Saved entries
+template <bool P2, typename OffT, int E1, int E2>
+__device__ __forceinline__ void rr_hand_over(const RrEnv<OffT>& e, int dirc, int sc) {
+  constexpr int NID = 2 * E1 + (P2 ? 2 * E2 : 0);
+  const awvrr::Layout& al = e.al;
+  const int kminC = dirc ? e.kmin[1] : e.kmin[0], kminA = uni(e.st[RRS_KMIN]);
+  const int fc = awvrr::first_col(al, kminA);
+  const int lane = threadIdx.x & 63, rmask = e.kp.ring - 1;
+  typename RrEnv<OffT>::MetaStored* const meta = e.ring_meta + (size_t)dirc * NCOMP * e.kp.ring;
+  auto put_row = [&](int comp, int score, int apass, int arow) {
+    const int w = e.load(al.meta_off() + al.meta_index(dirc, score, C_M) * 4);
+    const RowMeta m{(int)(short)(w & 0xffff), (int)(short)(w >> 16)};
+    if (m.lo > m.hi) return;
+    if (m.lo - kminC < 256 + 1 || m.hi - kminC + 256 + 4 + 2 > e.wcols) {
+      e.sh->error = ST_CAPACITY;
+      return;
+    }
+    const __attribute__((address_space(1))) short* src = (const __attribute__((address_space(1))) short*)(e.arch + al.row_off(dirc, apass, arow));
+    garch_t dst = e.ring_row(dirc, comp, score);
+    const int c_hi = (m.hi - kminC) | 3;
+    for (int c = ((m.lo - kminC) & ~3) + 4 * lane; c <= c_hi; c += 256) {
+      unsigned short v[4];
+#pragma unroll
+      for (int j = 0; j < 4; ++j) {
+        const int k = c + j + kminC;
+        v[j] = (k >= m.lo && k <= m.hi) ? (unsigned short)src[k - kminA - fc] : (unsigned short)NULL16;
+      }
+      typedef unsigned int u32x2r __attribute__((ext_vector_type(2)));
+      u32x2r w2;
+      w2[0] = (unsigned)v[0] | ((unsigned)v[1] << 16);
+      w2[1] = (unsigned)v[2] | ((unsigned)v[3] << 16);
+      *(__attribute__((address_space(1))) u32x2r*)(dst + (size_t)c * 2) = w2;
+    }
+  };
+  if (sc > 0) {
+    const int lastp = sc / al.T - 1;
+    for (int s = max(1, sc + 1 - (e.kp.pen.scope - 1)); s <= sc; ++s) {
+      if (lane < NCOMP)
+        *reinterpret_cast<int*>(&meta[lane * e.kp.ring + (s & rmask)]) = __hip_atomic_load((int*)e.word(al.meta_off() + al.meta_index(dirc, s, lane) * 4), __ATOMIC_RELAXED, __HIP_MEMORY_SCOPE_AGENT);
+      put_row(C_M, s, awvrr::pass_of(al, s), awvrr::row_of(al, s));
+    }
+    for (int q = 0; q < NID; ++q) {
+      int qc, qs;
+      multi_source<P2, E1, E2>(e.kp.pen, sc, q, qc, qs);
+      if (qs >= 1) put_row(qc, qs, lastp, awvrr::id_row(al, E1, E2, qc, sc - qs));
+    }
+  }
+  if (threadIdx.x == 0) {
+    e.st[RRS_COV] = -1;
+    e.st[RRS_SKIP] = -1;
+  }
+  __syncthreads();
+}
+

> EXERCISE
Please retype, with no changes, the lines that run from the first line of the entries to the line with "score, C_M) * 4);", both ends included.

> RESULT FOR THIS TASK
+template <bool P2, typename OffT, int E1, int E2>
+__device__ __forceinline__ void rr_hand_over(const RrEnv<OffT>& e, int dirc, int sc) {
+  constexpr int NID = 2 * E1 + (P2 ? 2 * E2 : 0);
+  const awvrr::Layout& al = e.al;
+  const int kminC = dirc ? e.kmin[1] : e.kmin[0], kminA = uni(e.st[RRS_KMIN]);
+  const int fc = awvrr::first_col(al, kminA);
+  const int lane = threadIdx.x & 63, rmask = e.kp.ring - 1;
+  typename RrEnv<OffT>::MetaStored* const meta = e.ring_meta + (size_t)dirc * NCOMP * e.kp.ring;
+  auto put_row = [&](int comp, int score, int apass, int arow) {
+    const int w = e.load(al.meta_off() + al.meta_index(dirc, score, C_M) * 4);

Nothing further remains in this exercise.